Anyways, sorry for the long-winded post. Just wondering if anyone can help ease my mind and give me some detail about what to expect come September.

Thank you


----------



## buzglyd (Feb 4, 2014)

Bring a light lunch and maybe a parachute if the sales floor is high up.


----------



## gnorth16 (Feb 4, 2014)

Best advice I have is to sit quietly and listen.  The more I talked, the more they came back  with rebuttals, excuses, misconceptions and they will find your hot buttons!!!

As long as you know that any Hilton TS transferred to Hhonors is a poor deal and all TS's can be bought for a fraction of retail on eBay or through a broker.  It doesn't hurt to say that you don't like Elara and that Hilton TS's have no locations in Phoenix. 

Oh, and bring a timer....120 minutes turns into 240 minutes pretty fast.


----------



## STEVIE (Feb 4, 2014)

Hi,
We were there in August and sat through a presentation. We were honest up front, and told the salesman we were not buying. We were there for about an hour, had to watch a film and tour a unit. Really, no high pressure. Then we were free to go. By the way, we were staying at the Elara, but the presentation we went to was for another Hilton property in Vegas, they were not trying to sell us Elara. 
Sue


----------



## KenKraftNV (Feb 10, 2014)

*Don't bring your checkbook*

I think it will all depend on your salesperson and their personal style. Go through the presentation and just say that they don't have any locations in your preferred area. 

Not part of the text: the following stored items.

__global__ __launch_bounds__( 64 * kHugeWaves ) void hugeSegmentsKernel( BuildArgs a ) {
  __shared__ HugeNode sNode[2][kHugeNodes];
  __shared__ uint32_t sCount[2], waveCnt[2 * kHugeWaves];
  __shared__ int32_t  red[kHugeWaves][12];
  const int      lane = threadIdx.x & 63, wave = threadIdx.x >> 6;
  const uint32_t total = *a.hugeCount;
  for ( uint32_t s = blockIdx.x; s < total; s += gridDim.x ) {
    const HugeSeg seg = a.huge[s];
    __syncthreads();
    if ( threadIdx.x == 0 ) {
      HugeNode r;
      r.begin = 0, r.end = seg.end - seg.begin, r.node = seg.node, r.depth = 0;
      for ( int d = 0; d < 3; ++d ) r.lo[d] = seg.lo[d], r.hi[d] = seg.hi[d], r.mn[d] = int16_t( seg.mn[d] ), r.mx[d] = int16_t( seg.mx[d] );
      sNode[0][0] = r;
      sCount[0] = 1, sCount[1] = 0;
    }
    __syncthreads();
    int cur = 0;
    for ( uint32_t depth = 0;; ++depth ) {
      const uint32_t nCur = sCount[cur];
      if ( nCur == 0 ) break;
      for ( uint32_t t = 0; t < nCur; ++t ) {
        const HugeNode q     = sNode[cur][t];
        const uint32_t count = q.end - q.begin;
        if ( uint32_t( q.depth ) + seg.level >= uint32_t( kMaxLevels ) - 2u ) {
          if ( threadIdx.x == 0 ) atomicMax( a.finishDepth, 0x10000u );
          continue;
        }
        Pt*       pts = a.P + seg.begin + q.begin;
        uint32_t* id  = a.perm + seg.begin + q.begin;
        int32_t   mn[3], mx[3];
        const bool isRoot = seg.root != 0 && depth == 0;
        int16_t    lo[3], hi[3];
        for ( int d = 0; d < 3; ++d ) mn[d] = q.mn[d], mx[d] = q.mx[d], lo[d] = isRoot ? q.mn[d] : q.lo[d], hi[d] = isRoot ? q.mx[d] : q.hi[d];
        const SplitRule rule  = splitOf( lo, hi, mn, mx );
        uint32_t*       listA = a.loc1 + seg.begin + q.begin;
        uint32_t*       listB = a.loc2 + seg.begin + q.begin;
        const uint32_t  lt    = blockSweep( pts, id, count, rule.dim, rule.cut, listA, listB, waveCnt );
        const uint32_t  le    = lt + blockSweep( pts + lt, id + lt, count - lt, rule.dim, rule.cut + 1, listA, listB, waveCnt );
        const uint32_t  half  = count / 2;
        const uint32_t  idx   = lt > half ? lt : ( le < half ? le : half );
        int32_t r[12];
#pragma unroll
        for ( int k = 0; k < 12; ++k ) r[k] = ( k % 6 ) < 3 ? 0x7FFFFFFF : int32_t( 0x80000000 );
        for ( uint32_t base = 0; base < count; base += 4u * blockDim.x ) {
          Pt p[4];
#pragma unroll
          for ( int j = 0; j < 4; ++j ) {
            const uint32_t i = base + j * blockDim.x + threadIdx.x;
            p[j]             = pts[i < count ? i : 0u];
          }
#pragma unroll
          for ( int j = 0; j < 4; ++j ) {
            const uint32_t i = base + j * blockDim.x + threadIdx.x;
            if ( i < count ) {
              const int o = i < idx ? 0 : 6;
              if ( o == 0 ) {
                r[0] = min( r[0], int32_t( p[j].x ) ), r[1] = min( r[1], int32_t( p[j].y ) ), r[2] = min( r[2], int32_t( p[j].z ) );
                r[3] = max( r[3], int32_t( p[j].x ) ), r[4] = max( r[4], int32_t( p[j].y ) ), r[5] = max( r[5], int32_t( p[j].z ) );
              } else {
                r[6] = min( r[6], int32_t( p[j].x ) ), r[7] = min( r[7], int32_t( p[j].y ) ), r[8] = min( r[8], int32_t( p[j].z ) );
                r[9] = max( r[9], int32_t( p[j].x ) ), r[10] = max( r[10], int32_t( p[j].y ) ), r[11] = max( r[11], int32_t( p[j].z ) );
              }
            }
          }
        }
#pragma unroll
        for ( int off = 32; off > 0; off >>= 1 )
#pragma unroll
          for ( int k = 0; k < 12; ++k ) {
            const int32_t o = __shfl_xor( r[k], off, 64 );
            r[k]            = ( k % 6 ) < 3 ? min( r[k], o ) : max( r[k], o );
          }
        if ( lane == 0 )
          for ( int k = 0; k < 12; ++k ) red[wave][k] = r[k];
        __syncthreads();
        if ( threadIdx.x == 0 ) {
          for ( int w = 0; w < kHugeWaves; ++w )
            for ( int k = 0; k < 12; ++k ) r[k] = ( k % 6 ) < 3 ? min( r[k], red[w][k] ) : max( r[k], red[w][k] );
          const uint32_t id0 = atomicAdd( a.nodeCount, 2u );
          KdNode         nd;
          nd.a = int32_t( id0 ), nd.b = int32_t( id0 + 1 ), nd.divlow = int16_t( r[3 + rule.dim] ), nd.divhigh = int16_t( r[6 + rule.dim] ),
          nd.dim = rule.dim;
          a.nodes[q.node] = nd;
          HugeNode child[2];
          child[0].begin = q.begin, child[0].end = q.begin + idx, child[0].node = id0;
          child[1].begin = q.begin + idx, child[1].end = q.end, child[1].node = id0 + 1;
          for ( int c = 0; c < 2; ++c ) {
            child[c].depth = uint16_t( q.depth + 1 );
            for ( int d = 0; d < 3; ++d )
              child[c].lo[d] = lo[d], child[c].hi[d] = hi[d], child[c].mn[d] = int16_t( r[6 * c + d] ), child[c].mx[d] = int16_t( r[6 * c + 3 + d] );
          }
          const int16_t cut = int16_t( rule.cut );
          if ( rule.dim == 0 ) child[0].hi[0] = cut, child[1].lo[0] = cut;
          if ( rule.dim == 1 ) child[0].hi[1] = cut, child[1].lo[1] = cut;
          if ( rule.dim == 2 ) child[0].hi[2] = cut, child[1].lo[2] = cut;
          for ( int c = 0; c < 2; ++c ) {
            const uint32_t cc = child[c].end - child[c].begin, level = seg.level + child[c].depth;
            if ( cc <= uint32_t( kLeafMax ) ) {
              KdNode leaf;
              leaf.a = int32_t( seg.begin + child[c].begin ), leaf.b = int32_t( seg.begin + child[c].end ), leaf.divlow = leaf.divhigh = 0,
              leaf.dim = -1;
              a.nodes[child[c].node] = leaf;
              atomicMax( a.finishDepth, level + 1u );
            } else if ( cc <= a.retireMax ) {
              RetiredSeg rs;
              rs.begin = seg.begin + child[c].begin, rs.end = seg.begin + child[c].end, rs.node = child[c].node, rs.level = level, rs.root = 0;
              for ( int d = 0; d < 3; ++d ) rs.lo[d] = child[c].lo[d], rs.hi[d] = child[c].hi[d];
              a.retired[atomicAdd( a.retiredCount, 1u )] = rs;
            } else {
              sNode[cur ^ 1][sCount[cur ^ 1]++] = child[c];
            }
          }
        }
        __syncthreads();
      }
      if ( threadIdx.x == 0 ) sCount[cur] = 0;
      cur ^= 1;
      __syncthreads();
    }
  }
}

constexpr int      kPieceMax  = 4096;
constexpr int      kPieceRecs = kPieceMax / ( kLeafMax + 1 ) + 2;
constexpr uint16_t kNoRec     = 0xFFFFu;
constexpr uint32_t kNoKey     = 0xFFFFFFFFu;

struct alignas( 8 ) PieceRec {
  uint16_t begin, end;
  int16_t  cut;
  uint8_t  dim, unused0;
  uint16_t edge1, rb1;
  uint16_t edge2, rb2;
  uint16_t mid;
  uint16_t child[2];
  uint16_t unused1;
  uint32_t node;
  int32_t  lmax, rmin;
  int16_t  lo[3], hi[3];
  int32_t  mn[3], mx[3];
};
static_assert( sizeof( PieceRec ) == 72, "PieceRec layout" );
struct PieceHot0 {
  uint32_t be, dc;
};
struct PieceHot1 {
  uint32_t e1rb1, e2rb2;
};
struct PieceHot2 {
  uint32_t midc0, c1;
};

__device__ __forceinline__ void pieceBarrier() { asm volatile( "s_waitcnt lgkmcnt(0)\n\ts_barrier" ::: "memory" ); }

typedef short pkShort2 __attribute__( ( ext_vector_type( 2 ) ) );
__device__ __forceinline__ uint32_t pkMin( uint32_t a, uint32_t b ) {
  return __builtin_bit_cast( uint32_t, __builtin_elementwise_min( __builtin_bit_cast( pkShort2, a ), __builtin_bit_cast( pkShort2, b ) ) );
}
__device__ __forceinline__ uint32_t pkMax( uint32_t a, uint32_t b ) {
  return __builtin_bit_cast( uint32_t, __builtin_elementwise_max( __builtin_bit_cast( pkShort2, a ), __builtin_bit_cast( pkShort2, b ) ) );
}
__device__ __forceinline__ uint32_t pk2( int lo16, int hi16 ) { return ( uint32_t( lo16 ) & 0xFFFFu ) | ( uint32_t( hi16 ) << 16 ); }
__device__ __forceinline__ int      pkLo( uint32_t v ) { return int( int16_t( v & 0xFFFFu ) ); }
__device__ __forceinline__ int      pkHi( uint32_t v ) { return int( int16_t( v >> 16 ) ); }

template <int WAVES>
__device__ __forceinline__ uint32_t pieceScan( uint32_t v, uint32_t* waveTot ) {
  const int lane = threadIdx.x & 63, wave = threadIdx.x >> 6;
  uint32_t  inc  = v;
#pragma unroll
  for ( int off = 1; off < 64; off <<= 1 ) {
    const uint32_t t = __shfl_up( inc, off, 64 );
    if ( lane >= off ) inc += t;
  }
  if ( lane == 63 ) waveTot[wave] = inc;
  pieceBarrier();
  uint32_t before = 0;
#pragma unroll
  for ( int w = 0; w < WAVES; w += 4 ) {
    const uint4 t = *reinterpret_cast<const uint4*>( waveTot + w );
    before += ( w + 0 < wave ? t.x : 0u ) + ( w + 1 < wave ? t.y : 0u ) + ( w + 2 < wave ? t.z : 0u ) + ( w + 3 < wave ? t.w : 0u );
  }
  return before + inc - v;
}

__device__ __forceinline__ bool waveSegMinMaxPacked( uint32_t key, uint32_t& A, uint32_t& B, uint32_t& C, int lane ) {
#pragma unroll
  for ( int off = 1; off < 64; off <<= 1 ) {
    const uint32_t ok = __shfl_down( key, off, 64 );
    const uint32_t oa = __shfl_down( A, off, 64 ), ob = __shfl_down( B, off, 64 ), oc = __shfl_down( C, off, 64 );
    if ( lane + off < 64 && ok == key ) A = pkMin( A, oa ), B = pkMax( B, ob ), C = pkMin( C, oc );
  }
  const uint32_t pk = __shfl_up( key, 1, 64 );
  return key != kNoKey && ( lane == 0 || pk != key );
}

__device__ __forceinline__ void ldsMin( int32_t* slot, int32_t v ) {
  if ( v < *reinterpret_cast<volatile int32_t*>( slot ) ) atomicMin( slot, v );
}
__device__ __forceinline__ void ldsMax( int32_t* slot, int32_t v ) {
  if ( v > *reinterpret_cast<volatile int32_t*>( slot ) ) atomicMax( slot, v );
}


struct LvSeg {
  uint32_t begin, end;
  uint32_t cutInfo;
  uint32_t edge1;
  uint32_t slot;
  uint32_t childNode;
  uint32_t node, parent;
  int16_t  lo[3], hi[3];
  uint8_t  side, pdim;
  uint16_t unused;
  int32_t  mn[3], mx[3];
};

constexpr int kLandBlock = 256;
constexpr int kLandRounds = 2;
struct LvPartial {
  uint32_t slot;
  uint32_t v[6];
  uint32_t unused;
};

__device__ __forceinline__ void lvReport( LvSeg* child, int mnx, int mny, int mnz, int mxx, int mxy, int mxz ) {
  if ( mnx < loadStaleOk( &child->mn[0] ) ) atomicMin( &child->mn[0], mnx );
  if ( mny < loadStaleOk( &child->mn[1] ) ) atomicMin( &child->mn[1], mny );
  if ( mnz < loadStaleOk( &child->mn[2] ) ) atomicMin( &child->mn[2], mnz );
  if ( mxx > loadStaleOk( &child->mx[0] ) ) atomicMax( &child->mx[0], mxx );
  if ( mxy > loadStaleOk( &child->mx[1] ) ) atomicMax( &child->mx[1], mxy );
  if ( mxz > loadStaleOk( &child->mx[2] ) ) atomicMax( &child->mx[2], mxz );
}

__device__ __forceinline__ uint32_t lvPrefix( const uint32_t* __restrict__ loc, const uint32_t* sums, uint32_t tiles, uint32_t i, uint32_t n ) {
  return i < n ? loc[i] + sums[i / kScanTile] : sums[tiles];
}

__device__ __forceinline__ uint32_t lvPartner( const uint16_t* __restrict__ list, const uint32_t* sums, uint32_t from, uint32_t to, uint32_t G ) {
  uint32_t lo = from / kScanTile, hi = ( to - 1u ) / kScanTile;
  while ( lo < hi ) {
    const uint32_t mid = ( lo + hi + 1u ) / 2u;
    if ( mid * kScanTile - sums[mid] <= G )
      lo = mid;
    else
      hi = mid - 1u;
  }
  return lo * kScanTile + list[size_t( lo ) * kScanTile + ( G - ( lo * kScanTile - sums[lo] ) )];
}

__global__ __launch_bounds__( kBlock ) void lvInitKernel( BuildArgs a ) {
  __shared__ int blockRange[6 * kWaves];
  const uint32_t n = a.n, gsize = gridDim.x * blockDim.x;
  const int      lane = threadIdx.x & 63, wave = threadIdx.x >> 6;
  int mnx = 0x7FFFFFFF, mny = mnx, mnz = mnx, mxx = int( 0x80000000 ), mxy = mxx, mxz = mxx;
  for ( uint32_t i = blockIdx.x * blockDim.x + threadIdx.x; i < n; i += gsize ) {
    const Pt p = a.pts[i];
    a.P[i]     = p;
    a.perm[i]  = i;
    a.seg[i]   = 0;
    mnx = min( mnx, int( p.x ) ), mny = min( mny, int( p.y ) ), mnz = min( mnz, int( p.z ) );
    mxx = max( mxx, int( p.x ) ), mxy = max( mxy, int( p.y ) ), mxz = max( mxz, int( p.z ) );
  }
#pragma unroll
  for ( int off = 32; off > 0; off >>= 1 ) {
    mnx = min( mnx, __shfl_xor( mnx, off, 64 ) ), mny = min( mny, __shfl_xor( mny, off, 64 ) ), mnz = min( mnz, __shfl_xor( mnz, off, 64 ) );
    mxx = max( mxx, __shfl_xor( mxx, off, 64 ) ), mxy = max( mxy, __shfl_xor( mxy, off, 64 ) ), mxz = max( mxz, __shfl_xor( mxz, off, 64 ) );
  }
  if ( lane == 0 ) {
    int* w = blockRange + 6 * wave;
    w[0] = mnx, w[1] = mny, w[2] = mnz, w[3] = mxx, w[4] = mxy, w[5] = mxz;
  }
  __syncthreads();
  if ( threadIdx.x < 6 ) {
    int v = blockRange[threadIdx.x];
    for ( int w = 1; w < kWaves; ++w ) v = threadIdx.x < 3 ? min( v, blockRange[6 * w + threadIdx.x] ) : max( v, blockRange[6 * w + threadIdx.x] );
    int32_t* slot = threadIdx.x < 3 ? &a.lvA[0].mn[threadIdx.x] : &a.lvA[0].mx[threadIdx.x - 3];
    if ( threadIdx.x < 3 ) {
      if ( v < loadStaleOk( slot ) ) atomicMin( slot, v );
    } else {
      if ( v > loadStaleOk( slot ) ) atomicMax( slot, v );
    }
  }
}
__global__ void lvRootKernel( BuildArgs a ) {
  if ( threadIdx.x < kMaxLevels + 16 ) a.counts[threadIdx.x] = 0;
  __syncthreads();
  if ( threadIdx.x != 0 ) return;
  LvSeg r{};
  r.begin = 0, r.end = a.n, r.node = 0, r.parent = kNone;
  for ( int d = 0; d < 3; ++d ) r.mn[d] = 0x7FFFFFFF, r.mx[d] = int32_t( 0x80000000 );
  a.lvA[0]     = r;
  a.counts[0]  = 1;
  *a.nodeCount = 1;
}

However, if you keep saying no, the VIP package isn't a horrible deal. For $1500 you get a week to any of four different destinations. They'll try and close you before you actually take the trip. But, you'll get better options not tied to that specific market. But get the price list (just to be safe.)


----------



## Ron98GT (Feb 10, 2014)

susgar said:


> Hi,
> We were there in August and sat through a presentation. We were honest up front, and told the salesman we were not buying. We were there for about an hour, had to watch a film and tour a unit. Really, no high pressure. Then we were free to go. By the way, we were staying at the Elara, but the presentation we went to was for another Hilton property in Vegas, they were not trying to sell us Elara.
> Sue


We did an HGVC owner update at HHV in December. We told the salesman we/I only buy resale and I told him which TS's that I own.  After 20 minutes, he asked what I was doing there.  When I told him that I was there for my 2 free luau tickets. He stormed out, came back with the 2 tickets, and then escorted us out.  Actually, I also wanted to get a Grand Waikikian tour, which I still miss, but that was out of the question.  He tried to make us seem cheap and kept telling us how Hilton/HGVC was going to take away all HGVC benefits from HGVC/Hilton resale owners/buyers. 

Oh, the luau was great


----------



## feed the otter (Feb 10, 2014)

Ron98GT said:


> He tried to make us seem cheap



So we're all cheap and they're all sleazy.  As long as we can stay on the side of not giving away $$$ for nothing, then I'm good with that.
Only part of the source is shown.